[EXERCISE GOAL]
Copy out, from the data, each line containing the string "float".

[RECORDS TO USE]

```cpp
template <typename T>
__global__ __launch_bounds__(GROUP_THREADS) void gemm_grouped_tn_kernel(GroupArgs g) {
  constexpr int BK = TileGeom<T, false>::BK;
  extern __shared__ __attribute__((aligned(16))) char smem[];
  const int bid = (g.alpha_pad_order == 0) ? imt_xcd_block(blockIdx.x, g.total_tiles) : (int)blockIdx.x;
  int pi = 0;
#pragma unroll
  for (int i = 1; i < MAX_GROUP; ++i)
    if (i < g.count && bid >= g.p[i].tile_start) pi = i;
  const GroupProblem& P = g.p[pi];
  const int M = P.M, N = P.N, K = P.K;
  const int nbx = (N + BN - 1) / BN;
  const int local = bid - P.tile_start;
  const int m0 = (local / nbx) * BM, n0 = (local % nbx) * BN;
  const int nt = (K + BK - 1) / BK;
  const int wave = __builtin_amdgcn_readfirstlane(threadIdx.x >> 6);
  const bool consumer = wave < 4;
  const int wm = ((wave & 3) >> 1) * 64, wn = (wave & 1) * 64;

  f32x4 acc[4][4];
#pragma unroll
  for (int i = 0; i < 4; ++i)
#pragma unroll
    for (int j = 0; j < 4; ++j) acc[i][j] = f32x4{0.f, 0.f, 0.f, 0.f};
  f32x4 bacc[2] = {f32x4{0.f, 0.f, 0.f, 0.f}, f32x4{0.f, 0.f, 0.f, 0.f}};
  const bool do_colsum = P.a_colsum && n0 == 0;

  if (!consumer) {
    Dma<T, false> da; Dma<T, false> db;
// ... 441 lines not shown
  int splits = a->split_k > 1 ? a->split_k : 1, kps = a->K;
  if (splits > 1) {
    IMT_CHECK_ARG(a->c_dtype == IMT_F32 && !a->bias && !a->resid && a->aux_mode == IMT_AUX_NONE && a->dropout_p == 0.f,
                  "imt_gemm: split_k supports only fp32 atomic accumulation without epilogue");
    kps = imt_cdiv(imt_cdiv(a->K, splits), f.bk) * f.bk;
    splits = imt_cdiv(a->K, kps);
  }
  if (a->aux_mode != IMT_AUX_NONE) IMT_CHECK_ARG(a->aux != nullptr, "imt_gemm: aux_mode needs aux");
  const GemmSwitches& sw = gemm_switches();
  const bool linear_epilogue = a->aux_mode == IMT_AUX_NONE && a->dropout_p == 0.f && !a->a_colsum;
  if (a->force_general == 0 && splits == 1 && a->layout != IMT_TN && a->K % f.bk != 0 && a->K / f.bk >= 16 && linear_epilogue) return run_ragged_k(a, f, stream);
  if (const int S = splitk_ws_splits(a, f, sw, splits); S > 1) return run_splitk_ws(a, f, S, stream);
  return run_single(a, f, sw, splits, kps, stream);
}

extern "C" int imt_gemm_grouped_tn(const imt_gemm_args* list, int count, void* stream) {
  IMT_CHECK_ARG(list && count >= 0, "imt_gemm_grouped_tn: bad args");
  if (count == 0) return IMT_OK;
  hipStream_t st = reinterpret_cast<hipStream_t>(stream);
  bool ok = count <= MAX_GROUP;
  const int dtype = list[0].dtype;
  const int bk = (dtype == IMT_BF16) ? 64 : 32, es = imt_dtype_bytes(dtype), al = (dtype == IMT_BF16) ? 8 : 4;
  int tiles = 0;
  for (int i = 0; i < count && ok; ++i) {
    const imt_gemm_args& a = list[i];
    ok = a.dtype == dtype && a.layout == IMT_TN && a.c_dtype == IMT_F32 && !a.bias && !a.resid && a.aux_mode == IMT_AUX_NONE &&
         a.dropout_p == 0.f && !a.alpha_dev && a.alpha == list[0].alpha && a.A && a.B && a.C && a.M > 0 && a.N > 0 &&
         a.K / bk >= 2 && a.lda % al == 0 && a.ldb % al == 0 && a.M % al == 0 && a.N % al == 0 && a.ldc % 4 == 0 &&
         (((uintptr_t)a.A | (uintptr_t)a.B) & 15) == 0 && (int64_t)a.K * a.lda * es < (1ll << 31) &&
         (int64_t)a.K * a.ldb * es < (1ll << 31);
    tiles += imt_cdiv(a.M, BM) * imt_cdiv(a.N, BN);
  }
  if (!ok || tiles > 640) {
    for (int i = 0; i < count; ++i) {
      int rc = imt_gemm(&list[i], stream);
      if (rc != IMT_OK) return rc;
    }
    return IMT_OK;
  }
  GroupArgs g;
  memset(&g, 0, sizeof(g));
  g.count = count; g.alpha = list[0].alpha; g.alpha_pad_order = gemm_switches().grouped_plain_order ? 1 : 0;
  int start = 0;
  double flops = 0, bytes = 0;
  for (int i = 0; i < count; ++i) {
    const imt_gemm_args& a = list[i];
    GroupProblem& P = g.p[i];
    P.A = a.A; P.B = a.B; P.C = reinterpret_cast<float*>(a.C); P.a_colsum = a.a_colsum;
    P.lda = a.lda; P.ldb = a.ldb; P.ldc = a.ldc;
    P.a_bytes = view_bytes(a.K, a.lda, a.M, es); P.b_bytes = view_bytes(a.K, a.ldb, a.N, es);
    P.M = a.M; P.N = a.N; P.K = a.K; P.tile_start = start;
    start += imt_cdiv(a.M, BM) * imt_cdiv(a.N, BN);
    flops += 2.0 * a.M * a.N * a.K;
    bytes += ((double)a.M + a.N) * a.K * es + 4.0 * a.M * a.N;
  }
  g.total_tiles = start;
  static const bool once_f32 = allow_lds(gemm_grouped_tn_kernel<float>, GROUP_NST * STAGE_BYTES), once_bf16 = allow_lds(gemm_grouped_tn_kernel<bf16_t>, GROUP_NST * STAGE_BYTES);
  ImtProfScope prof(dtype == IMT_BF16 ? "gemm_bf16_tn_grouped" : "gemm_f32_tn_grouped", flops, bytes, st);
  auto kern = (dtype == IMT_F32) ? gemm_grouped_tn_kernel<float> : gemm_grouped_tn_kernel<bf16_t>;
  hipLaunchKernelGGL(kern, dim3(start), dim3(GROUP_THREADS), GROUP_NST * STAGE_BYTES, st, g);
  IMT_CHECK_LAUNCH();
  return IMT_OK;
}
```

[SOLUTION TO THIS TASK]
    P.A = a.A; P.B = a.B; P.C = reinterpret_cast<float*>(a.C); P.a_colsum = a.a_colsum;
  static const bool once_f32 = allow_lds(gemm_grouped_tn_kernel<float>, GROUP_NST * STAGE_BYTES), once_bf16 = allow_lds(gemm_grouped_tn_kernel<bf16_t>, GROUP_NST * STAGE_BYTES);
  auto kern = (dtype == IMT_F32) ? gemm_grouped_tn_kernel<float> : gemm_grouped_tn_kernel<bf16_t>;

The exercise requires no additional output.